Audit finds state agency 'fell down' overseeing computer contracts
HARRISBURG — Shoddy oversight by state officials allowed $382 million worth of contracts for computer services to swell to $592 million over four years because of routine approval of change orders and no-bid contracts, said an audit released Wednesday.
Auditor General Jack Wagner issued a stinging audit of contracts between the Department of General Services and Deloitte Consulting, which found the state agency overseeing the contracts "fell down on the job."
"This is a tale of waste, neglect and an end-run around accountability," Wagner said.
Citing potential conflicts of interest, Wagner said three state managers from the Office of Administration whose responsibilities included overseeing Deloitte contracts previously worked for Deloitte. One employee was on a committee that evaluated a Deloitte contract, the audit said.
Wagner emphasized the audit looked at how state tax dollars were handled and did not examine Deloitte.
Timothy Wiest, the lead Deloitte employee working with the state, said the company helped save Pennsylvania millions of dollars.
Deloitte is "proud of the service and savings we provide to Pennsylvania taxpayers and the expertise that has made Deloitte the national leader in health and human service technologies," Wiest said. He said Deloitte employs 2,500 people in Pennsylvania who consider ethics and compliance to be "non-negotiable principles."
"We have vigorously competed for and serviced all of our commonwealth contracts in adherence to the state's procurement rules and processes," he said. "Deloitte has always supported an open and fair procurement process that is competitive, transparent and accountable."
While it held the contracts, top Deloitte employees working on the state project were paid salaries from $81 per hour to $290 per hour, Wagner said.
Only 17 of the state's 59 contracts with Deloitte had multiple bidders, Wagner said.
"This is a textbook case of what happens when accountability, competition and transparency are absent in state government," Wagner said.
The audit focuses on "past deficiencies, which have now been corrected," General Services Secretary James Creedon said. He said the audit "did not find one instance of unethical behavior."
But Wagner referred the audit to the state Ethics Commission to make that determination. He said he did not find evidence of criminal activity.
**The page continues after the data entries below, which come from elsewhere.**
## Restructure search loop to fold task loads into batched predicated gathers and prefetch pool

The search kernel no longer loads a new read's packed words, length and flags inside the pool-take branch. It adds an M_TASK mode so those loads are issued as predicated non-coherent loads alongside the iteration's index-table gathers, letting their latencies overlap. The emit/restart lambdas are replaced by a single inline restart loop. The work pool also prefetches the next chunk's atomicAdd ahead of need. The change adds per-iteration clock and path instrumentation behind the REQS template and a configurable gather-rate probe, at the cost of one extra loop trip per new read and more registers.

```diff
diff --git a/centrifuge_b200/capi.py b/centrifuge_b200/capi.py
--- a/centrifuge_b200/capi.py
+++ b/centrifuge_b200/capi.py
@@ -313,6 +313,12 @@
         names = ["rank16_w1", "rank16_w2_4", "rank16_w5", "walk8_try_row", "walk8_ok_row", "walk8_try_range", "walk8_ok_range", "walk8_ok_w5"]
         return dict(zip(names, [int(x) for x in out]))
 
+    def search_iter_stats(self):
+        out = (C.c_uint64 * 8)()
+        _ck(lib().cfb_ctx_search_iter_stats(self.h, out))
+        names = ["warp_iters", "lane_requests", "consumer_paths", "restart_paths", "task_iters", "clk_head", "clk_wait", "clk_tail"]
+        return dict(zip(names, [int(x) for x in out]))
+
     def counters(self):
         out = (C.c_uint64 * 8)()
         _ck(lib().cfb_ctx_counters(self.h, out))
@@ -349,6 +355,12 @@
 def gather_ceiling(index, table, n_requests=1 << 30):
     g, ms = C.c_double(), C.c_double()
     _ck(lib().cfb_gather_ceiling(index.h, C.c_int(table), C.c_uint64(n_requests), C.byref(g), C.byref(ms)))
+    return float(g.value), float(ms.value)
+
+
+def gather_rate(index, table, n_requests, ctas_per_sm, ilp):
+    g, ms = C.c_double(), C.c_double()
+    _ck(lib().cfb_gather_rate(index.h, C.c_int(table), C.c_uint64(n_requests), C.c_int(ctas_per_sm), C.c_int(ilp), C.byref(g), C.byref(ms)))
     return float(g.value), float(ms.value)
 
 
diff --git a/centrifuge_b200/csrc/cf_logic.h b/centrifuge_b200/csrc/cf_logic.h
--- a/centrifuge_b200/csrc/cf_logic.h
+++ b/centrifuge_b200/csrc/cf_logic.h
@@ -57,6 +57,7 @@
 	unsigned long long units, partial_searches, ftab_probes, sides_search, walk_steps, rows_resolved, lf_steps, ext_searches;
 	unsigned long long req_rank16, req_ftab2, req_ftabk, req_walk8, req_ftabd;
 	unsigned long long r16_w1, r16_w2_4, r16_w5, w8_try_row, w8_ok_row, w8_try_range, w8_ok_range, w8_ok_w5;
+	unsigned long long it_warp, it_lane_req, it_consumers, it_restarts, it_task, clk_head, clk_wait, clk_tail;
 };
 
 CFB_HD int popc64(uint64_t x) {
diff --git a/centrifuge_b200/csrc/cf_multi.cuh b/centrifuge_b200/csrc/cf_multi.cuh
--- a/centrifuge_b200/csrc/cf_multi.cuh
+++ b/centrifuge_b200/csrc/cf_multi.cuh
@@ -175,6 +175,14 @@
 	out[3] = h.w8_try_row; out[4] = h.w8_ok_row; out[5] = h.w8_try_range; out[6] = h.w8_ok_range; out[7] = h.w8_ok_w5;
 	return CFB_OK;
 }
+extern "C" int cfb_ctx_search_iter_stats(cfb_ctx* c, uint64_t out[8]) {
+	if(!c || !out) return fail(CFB_EINVAL, "null argument");
+	CK(cudaSetDevice(c->ix->device));
+	Counters h; CK(cudaMemcpy(&h, c->d_ctr, sizeof h, cudaMemcpyDeviceToHost));
+	out[0] = h.it_warp; out[1] = h.it_lane_req; out[2] = h.it_consumers; out[3] = h.it_restarts; out[4] = h.it_task;
+	out[5] = h.clk_head; out[6] = h.clk_wait; out[7] = h.clk_tail;
+	return CFB_OK;
+}
 
 __device__ __forceinline__ uint64_t gmix(uint64_t x) { x += 0x9E3779B97F4A7C15ull; x = (x ^ (x >> 30)) * 0xBF58476D1CE4E5B9ull; x = (x ^ (x >> 27)) * 0x94D049BB133111EBull; return x ^ (x >> 31); }
 template <int W, int ILP>
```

Gov. Ed Rendell, whose administration oversees the contracts, received $15,000 in campaign donations from Deloitte's political action committee and $19,000 from individuals in the company since 2001 — a fraction, he said, of the $77 million he raised during two campaigns for governor.
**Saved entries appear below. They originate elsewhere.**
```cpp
template <bool COUNT, bool PAIRS, bool FLAT = false>
__device__ __forceinline__ void grid_walk(const rt::TraceParams& P, const uint32_t* __restrict__ cstart,
                                          const float4* __restrict__ rec, const uint32_t* __restrict__ ids,
                                          Ray& r, uint32_t& n_cell, uint32_t& n_sph, uint32_t& n_empty) {
    const float4 ex = s_walk_entry[0], ey = s_walk_entry[1], ez = s_walk_entry[2];
    const float4 axx = s_walk_axis[0], axy = s_walk_axis[1], axz = s_walk_axis[2];
    const float lo0 = ex.x, lo1 = ey.x, lo2 = ez.x, hi0 = ex.y, hi1 = ey.y, hi2 = ez.y;
    const float ics[3] = {ex.z, ey.z, ez.z}, gmn[3] = {axx.y, axy.y, axz.y}, csz[3] = {axx.x, axy.x, axz.x};
    const int nm1[3] = {int(__float_as_uint(ex.w)), int(__float_as_uint(ey.w)), int(__float_as_uint(ez.w))};
    const uint32_t n0 = __float_as_uint(axx.w), n1 = __float_as_uint(axy.w);
    const float x0 = (lo0 - r.o.x) * r.inv.x, x1 = (hi0 - r.o.x) * r.inv.x;
    const float y0 = (lo1 - r.o.y) * r.inv.y, y1 = (hi1 - r.o.y) * r.inv.y;
    const float z0 = (lo2 - r.o.z) * r.inv.z, z1 = (hi2 - r.o.z) * r.inv.z;
    const float tn = fmaxf(fmaxf(fmaxf(fminf(x0, x1), fminf(y0, y1)), fminf(z0, z1)), T_MIN);
    const float tf = fminf(fminf(fminf(fmaxf(x0, x1), fmaxf(y0, y1)), fmaxf(z0, z1)), r.limit);
    if (!(tn <= tf)) return;
    auto cell_of = [&](float p, int k) {
        const int c = int(floorf((p - gmn[k]) * ics[k]));
        return min(max(c, 0), nm1[k]);
    };
    int cx = cell_of(__builtin_fmaf(tn, r.d.x, r.o.x), 0);
    int cy = FLAT ? 0 : cell_of(__builtin_fmaf(tn, r.d.y, r.o.y), 1);
    int cz = cell_of(__builtin_fmaf(tn, r.d.z, r.o.z), 2);
    const int sx = r.d.x > 0.0f ? 1 : (r.d.x < 0.0f ? -1 : 0);
    const int sy = r.d.y > 0.0f ? 1 : (r.d.y < 0.0f ? -1 : 0);
    const int sz = r.d.z > 0.0f ? 1 : (r.d.z < 0.0f ? -1 : 0);
    auto bound_t = [&](int c, int s, int k, float o, float inv) {
        const float plane = __builtin_fmaf(float(c + (s > 0 ? 1 : 0)), csz[k], gmn[k]);
        return s == 0 ? __builtin_inff() : (plane - o) * inv;
    };
    float tx = bound_t(cx, sx, 0, r.o.x, r.inv.x);
    float ty = bound_t(cy, sy, 1, r.o.y, r.inv.y);
    float tz = bound_t(cz, sz, 2, r.o.z, r.inv.z);
    uint32_t cell = FLAT ? uint32_t(cz) * n0 + uint32_t(cx) : (uint32_t(cz) * n1 + uint32_t(cy)) * n0 + uint32_t(cx);
    if constexpr (FLAT && PAIRS) {
        uint32_t b = cstart[cell], e = cstart[cell + 1];
        for (;;) {
            const float tm = fminf(fminf(tx, ty), tz);
            uint32_t ncell = cell;
            const bool more = dda_step_xz(tm, tx, ty, tz, cx, cz, sx, sz, ncell, r.o, r.inv);
            const uint32_t nb = cstart[ncell], ne = cstart[ncell + 1];
            if (COUNT) {
                n_cell++;
                n_empty += b == e ? 1u : 0u;
            }
            uint32_t j = b;
// ... 79 lines not shown
```

ray-tracing-gpu-vulkan_amd/csrc/rt_trace_prims.h:

```cpp
#pragma once

#include <hip/hip_runtime.h>
#include <stdint.h>

#include "rt_device_math.h"
#include "rt_internal.h"
#include "rt_trace_diag.h"

using namespace rtd;

namespace {

constexpr float T_MIN = 0.001f;
constexpr float T_MAX_SUCC = 0x1.388002p+13f;

__device__ __forceinline__ bool aabb_hit(float cx, float cy, float cz, float r, V3 o, V3 inv) {
    const float x0 = ((cx - r) - o.x) * inv.x, x1 = ((cx + r) - o.x) * inv.x;
    const float y0 = ((cy - r) - o.y) * inv.y, y1 = ((cy + r) - o.y) * inv.y;
    const float z0 = ((cz - r) - o.z) * inv.z, z1 = ((cz + r) - o.z) * inv.z;
    const float tnear = fmaxf(fmaxf(fmaxf(fminf(x0, x1), fminf(y0, y1)), fminf(z0, z1)), T_MIN);
    const float tfar = fminf(fminf(fminf(fmaxf(x0, x1), fmaxf(y0, y1)), fmaxf(z0, z1)), 10000.0f);
    return tnear <= tfar;
}

// ... 8 lines not shown
    if (D >= 0.0f) {
        const float sq = sqrt_cr(D);
        const float t1 = (-b - sq) * ia;
        const float t2 = (-b + sq) * ia;
        const float t = (t1 >= T_MIN) ? t1 : t2;
        if (t >= T_MIN && t < best && (!GATE || aabb_hit(cx, cy, cz, radius[id], o, inv))) {
            best = t;
            bi = id;
        }
    }
}

__device__ __forceinline__ bool behind(float b, float c) { return b >= 0x1p-60f && c >= 0.0f; }

typedef float f4v __attribute__((ext_vector_type(4)));
__device__ __forceinline__ float4 lds_reload(const float4* p) {
    const f4v v = *(const volatile __attribute__((address_space(3))) f4v*)(p);
    return make_float4(v.x, v.y, v.z, v.w);
}

__shared__ float4 s_walk_axis[3];
__shared__ float2 s_walk_slack;
__shared__ float4 s_walk_entry[3];
__device__ __forceinline__ void stage_walk_params(const rt::TraceParams& P, uint32_t tid) {
    if (tid < 3u) {
        const uint32_t stride = tid == 0u ? 1u : tid == 1u ? P.grid.n[0] : P.grid.n[0] * P.grid.n[1];
        s_walk_axis[tid] = make_float4(P.grid.cs[tid], P.grid.gmin[tid], __uint_as_float(stride),
                                       __uint_as_float(P.grid.n[tid]));
        s_walk_entry[tid] = make_float4(P.grid.lo_m[tid], P.grid.hi_m[tid], P.grid.inv_cs[tid],
                                        __uint_as_float(P.grid.n[tid] - 1u));
    }
    if (tid == 3u) s_walk_slack = make_float2(P.cull_near_abs, P.cull_abs);
}

__device__ __forceinline__ bool dda_step(float tm, float& tx, float& ty, float& tz, int& cx, int& cy, int& cz,
                                         int sx, int sy, int sz, uint32_t& cell, V3 o, V3 inv) {
    const bool mx = tx == tm, my = !mx && ty == tm, mz = !mx && !my;
    const float4 ax = s_walk_axis[mx ? 0 : my ? 1 : 2];
    const int s = mx ? sx : my ? sy : sz;
    const int c = (mx ? cx : my ? cy : cz) + s;
    if (uint32_t(c) >= __float_as_uint(ax.w)) return false;
    cx = mx ? c : cx;
    cy = my ? c : cy;
    cz = mz ? c : cz;
    cell = s > 0 ? cell + __float_as_uint(ax.z) : cell - __float_as_uint(ax.z);
    const float ok = mx ? o.x : my ? o.y : o.z, ik = mx ? inv.x : my ? inv.y : inv.z;
    const float tnew = (__builtin_fmaf(float(c + (s > 0 ? 1 : 0)), ax.x, ax.y) - ok) * ik;
    tx = mx ? tnew : tx;
    ty = my ? tnew : ty;
    tz = mz ? tnew : tz;
    return true;
}

__device__ __forceinline__ bool dda_step_xz(float tm, float& tx, float ty, float& tz, int& cx, int& cz, int sx,
                                            int sz, uint32_t& cell, V3 o, V3 inv) {
    const bool mx = tx == tm;
    if (!mx && ty == tm) return false;
    const float4 ax = s_walk_axis[mx ? 0 : 2];
    const int s = mx ? sx : sz;
    const int c = (mx ? cx : cz) + s;
    if (uint32_t(c) >= __float_as_uint(ax.w)) return false;
    cx = mx ? c : cx;
    cz = mx ? cz : c;
    cell = s > 0 ? cell + __float_as_uint(ax.z) : cell - __float_as_uint(ax.z);
    const float ok = mx ? o.x : o.z, ik = mx ? inv.x : inv.z;
    const float tnew = (__builtin_fmaf(float(c + (s > 0 ? 1 : 0)), ax.x, ax.y) - ok) * ik;
// ... 118 lines not shown
```

ray-tracing-gpu-vulkan_amd/csrc/rt_trace_shade.h:

```cpp
#pragma once

#include <hip/hip_runtime.h>
#include <stdint.h>

#include "rt_device_math.h"
#include "rt_internal.h"
#include "rt_trace_diag.h"
#include "rt_trace_units.h"

using namespace rtd;

namespace {

struct Camera { V3 lf, hor, ver, ulc, cup, crt; };

__device__ __forceinline__ Camera load_camera(const rt::TraceParams& P) {
    return Camera{v3(P.lf[0], P.lf[1], P.lf[2]), v3(P.hor[0], P.hor[1], P.hor[2]),
                  v3(P.ver[0], P.ver[1], P.ver[2]), v3(P.ulc[0], P.ulc[1], P.ulc[2]),
                  v3(P.cup[0], P.cup[1], P.cup[2]), v3(P.crt[0], P.crt[1], P.crt[2])};
}

template <int MODE, bool FAST = false>
__device__ __forceinline__ void camera_ray(const rt::TraceParams& P, const Camera& cam, Path& ps, V3& o, V3& v) {
    UTIL(7, true);
// ... 56 lines not shown
    d = normalize(v);
    return true;
}

template <int MODE, bool LSUM>
__device__ __forceinline__ void sample_end(const rt::TraceParams& P, Path& ps, const V3 col) {
    ps.s++;
    if (MODE == rt::MODE_HASH) {
        ps.qx += sample_fixed(col.x);
        ps.qy += sample_fixed(col.y);
        ps.qz += sample_fixed(col.z);
        if ((ps.s & (rt::kFixedFlush - 1u)) == 0u) flush_fixed<LSUM>(P, ps);
    } else {
        ps.sx += double(col.x);
        ps.sy += double(col.y);
        ps.sz += double(col.z);
    }
}

struct HitRec {
    float4 g, m0, m1;
};

__device__ __forceinline__ HitRec load_hit(const float4* __restrict__ geom4, const float4* __restrict__ mat4,
                                           uint32_t bi) {
    return HitRec{geom4[bi], mat4[2 * bi], mat4[2 * bi + 1]};
}

__shared__ float4 s_rec[3 * rt::kRecStatic];
__device__ __forceinline__ HitRec load_hit_rec(uint32_t bi) {
    return HitRec{s_rec[3 * bi], s_rec[3 * bi + 1], s_rec[3 * bi + 2]};
}

template <int MODE, bool LSUM, bool FAST = false>
__device__ __forceinline__ bool shade_rec(const rt::TraceParams& P, const Camera& cam, const HitRec& hr, Path& ps,
                                          uint32_t bi, float best, V3& o, V3& d, bool& fresh) {
    if constexpr (MODE == rt::MODE_PROBE) {
        const size_t i = size_t(ps.px >> 16) * P.band_w + (ps.px & 0xffffu);
        P.probe_out[2 * i] = bi;
        P.probe_out[2 * i + 1] = __float_as_uint(best);
        return false;
    }
    if constexpr (MODE == rt::MODE_FEATURES) {
        V3 alb = v3(0.7f, 0.8f, 1.0f), n = v3(0.0f, 0.0f, 0.0f);
        float depth = 0.0f, hit = 0.0f;
        if (bi != 0xffffffffu) {
            const V3 p = v3(__builtin_fmaf(best, d.x, o.x), __builtin_fmaf(best, d.y, o.y),
                            __builtin_fmaf(best, d.z, o.z));
            const float4 m0 = hr.m0, m1 = hr.m1;
            const uint32_t ttype = (__float_as_uint(m1.w) >> 8) & 0xffu;
            const V3 outward = normalize(sub(p, v3(hr.g.x, hr.g.y, hr.g.z)));
            const bool front = dot(d, outward) < 0.0f;
            n = front ? outward : neg(outward);
            alb = v3(m0.x, m0.y, m0.z);
            if (ttype == 1u && !checker_positive(p.x, p.y, p.z)) alb = v3(m1.x, m1.y, m1.z);
            depth = best;
            hit = 1.0f;
        }
        FeatPath& fp = feat_path(ps);
        fp.far += alb.x; fp.fag += alb.y; fp.fab += alb.z; fp.fah += hit;
        fp.fnx += n.x; fp.fny += n.y; fp.fnz += n.z; fp.fdz += depth;
        ps.s++;
        if (ps.s >= ps.s_end) return false;
        V3 v;
        camera_ray<rt::MODE_HASH, FAST>(P, cam, ps, o, v);
        d = normalize(v);
        fresh = true;
        return true;
    }
    V3 att;
    bool scatter = false;
    V3 sd = v3(0.0f, 0.0f, 0.0f);
    V3 p = o;
    UTIL(3, true);
    if (bi == 0xffffffffu) {
        att = v3(0.7f, 0.8f, 1.0f);
    } else {
        UTIL(10, true);
        p = v3(__builtin_fmaf(best, d.x, o.x), __builtin_fmaf(best, d.y, o.y),
               __builtin_fmaf(best, d.z, o.z));
        const float4 gc4 = hr.g;
        const float4 m0 = hr.m0;
        const float4 m1 = hr.m1;
        const uint32_t tt = __float_as_uint(m1.w);
        const uint32_t mtype = tt & 0xffu, ttype = (tt >> 8) & 0xffu;
        const V3 outward = normalize(sub(p, v3(gc4.x, gc4.y, gc4.z)));
        const bool front = dot(d, outward) < 0.0f;
        const V3 n = front ? outward : neg(outward);
        att = v3(m0.x, m0.y, m0.z);
        if (ttype == 1u && !checker_positive(p.x, p.y, p.z)) att = v3(m1.x, m1.y, m1.z);
        V3 ru = v3(0.0f, 0.0f, 0.0f);
        if (mtype < 2u) { UTIL(9, true); ru = random_unit_vector(ps.seed); }
        if (mtype == 0u) {
            UTIL(4, true);
            sd = add(n, ru);
            if (fabsf(sd.x) < 1e-8f && fabsf(sd.y) < 1e-8f && fabsf(sd.z) < 1e-8f) sd = n;
        } else if (mtype == 1u) {
            UTIL(5, true);
            const V3 refl = reflect(d, n);
            const V3 fuzz = scale(m0.w, ru);
            const V3 sc = normalize(add(refl, fuzz));
            if (dot(sc, n) > 0.0f) sd = sc;
        } else if (mtype == 2u) {
            UTIL(6, true);
            float eta, r;
            if (tt & rt::kMatDielConst) {
                eta = front ? m1.x : m0.w;
                r = front ? m1.y : m1.z;
            } else {
                eta = front ? (1.0f / m0.w) : m0.w;
                const float q = (1.0f - eta) / (1.0f + eta);
                r = q * q;
            }
            const float cos_t = dot(neg(d), n);
            bool refracts = false;
            if (eta * sqrt_cr(1.0f - cos_t * cos_t) <= 1.0f) {
                const float refl = r + (1.0f - r) * pow5(1.0f - cos_t);
                refracts = refl < rnd(ps.seed);
            }
            sd = refracts ? refract(d, n, eta) : reflect(d, n);
        }
        scatter = !(sd.x == 0.0f && sd.y == 0.0f && sd.z == 0.0f);
    }
// ... 47 lines not shown
```

ray-tracing-gpu-vulkan_amd/csrc/rt_trace_walk.h:

```cpp
#pragma once

#include <hip/hip_runtime.h>
#include <stdint.h>

#include "rt_device_math.h"
#include "rt_internal.h"
#include "rt_trace_diag.h"
#include "rt_trace_grid.h"
#include "rt_trace_grid_cq.h"
#include "rt_trace_prims.h"

using namespace rtd;

namespace {

constexpr uint32_t END = 0xffffffffu;

enum : int { LAYOUT_GLOBAL = 0, LAYOUT_LDS1 = 1, LAYOUT_OCT = 2, LAYOUT_TOP = 3, LAYOUT_GRID = 4, LAYOUT_GRID_L2 = 5,
             LAYOUT_GRID_COOP = 6, LAYOUT_GRID_CQ = 7 };

struct RayBox { V3 inv, oi; };

__device__ __forceinline__ float node_inv(float inv) {
    return __builtin_fabsf(inv) > 0x1p100f ? __builtin_copysignf(0x1p100f, inv) : inv;
// ... 25 lines not shown
}

__device__ __forceinline__ uint32_t octant(const V3 d) {
    return (__float_as_uint(d.x) >> 31) | ((__float_as_uint(d.y) >> 31) << 1) | ((__float_as_uint(d.z) >> 31) << 2);
}

__device__ __forceinline__ void big_group(Ray& r, const float (&sb)[16], const uint32_t (&ib)[4]) {
    float bk[4], Dk[4];
    uint32_t cand = 0u;
#pragma unroll
    for (int k = 0; k < 4; ++k) {
        const float rr = sb[4 * k + 3] * sb[4 * k + 3];
        const float ocx = r.o.x - sb[4 * k], ocy = r.o.y - sb[4 * k + 1], ocz = r.o.z - sb[4 * k + 2];
        bk[k] = __builtin_fmaf(ocz, r.d.z, __builtin_fmaf(ocy, r.d.y, ocx * r.d.x));
        const float c = __builtin_fmaf(ocz, ocz, __builtin_fmaf(ocy, ocy, ocx * ocx)) - rr;
        Dk[k] = __builtin_fmaf(bk[k], bk[k], -(r.a * c));
        cand |= (Dk[k] >= 0.0f && !behind(bk[k], c) ? 1u : 0u) << k;
    }
#pragma unroll
    for (int k = 0; k < 4; ++k) {
        if ((cand >> k) & 1u) {
            const float sq = sqrt_cr(Dk[k]);
            float t = (-bk[k] - sq) * r.ia;
            if (!(t >= T_MIN)) t = (-bk[k] + sq) * r.ia;
            const uint32_t id = ib[k];
            if ((t >= T_MIN) & (t <= r.best) & ((t < r.best) | (id < r.bi))) {
                r.best = t;
                r.bi = id;
            }
        }
    }
}

template <bool FAST = false>
__device__ __forceinline__ void setup_ray(const rt::TraceParams& P, Ray& r) {
    typedef const __attribute__((address_space(4))) float* ConstF;
    typedef const __attribute__((address_space(4))) uint32_t* ConstU;
    const ConstF g = (ConstF)(P.big_tab);
    const ConstU gid = (ConstU)(P.big_tab + 4u * rt::kBigMax);
    float sb0[16];
    uint32_t ib0[4];
#pragma unroll
    for (uint32_t k = 0; k < 16; ++k) sb0[k] = g[k];
#pragma unroll
    for (uint32_t k = 0; k < 4; ++k) ib0[k] = gid[k];
    r.a = dot(r.d, r.d);
    r.ia = rcp_cr(r.a);
    r.inv = v3(rcp_cr(r.d.x), rcp_cr(r.d.y), rcp_cr(r.d.z));
    r.best = 10000.0f;
    r.bi = 0xffffffffu;
    big_group(r, sb0, ib0);
    for (uint32_t k0 = 4; !FAST && k0 < P.n_big; k0 += 4) {
        float sb[16];
        uint32_t ib[4];
#pragma unroll
        for (uint32_t k = 0; k < 16; ++k) sb[k] = g[k0 * 4u + k];
#pragma unroll
        for (uint32_t k = 0; k < 4; ++k) ib[k] = gid[k0 + k];
        big_group(r, sb, ib);
    }
    r.limit = cull_limit(P, r.best);
    r.walk = P.nodes != nullptr || P.cell_start != nullptr;
}
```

"I've never been influenced by any campaign contributions, ever," Rendell said. "Unless you can reward good performance or punish poor performance, you lose the ability to get good results. It means, there is a place for no-bid contracts, to reward superior performance."
During the four-year period examined, Deloitte received $2.25 million in economic development grants to help it fulfill its contracts.
The company was awarded $750,000 from the state Department of Community and Economic Development to purchase office equipment for its offices in Harrisburg and Camp Hill.
Deloitte also received $1.5 million in tax credits for job creation and retention during the four-year period covered in the audit, Wagner said. He said the state violated the law by giving Deloitte a tax credit of $3,000 per job, rather than $1,000 per job.
General Services did not provide auditors some records, leaving questions about whether the state overpaid for services, Wagner said. The department and other state agencies said records were lost or destroyed, he said. In one instance, the Department of Education destroyed documents after the audit began, the audit claimed.
Although General Services primarily was responsible, an executive order from Rendell gave the Office of Administration authority to preliminarily approve information technology contracts higher than $100,000.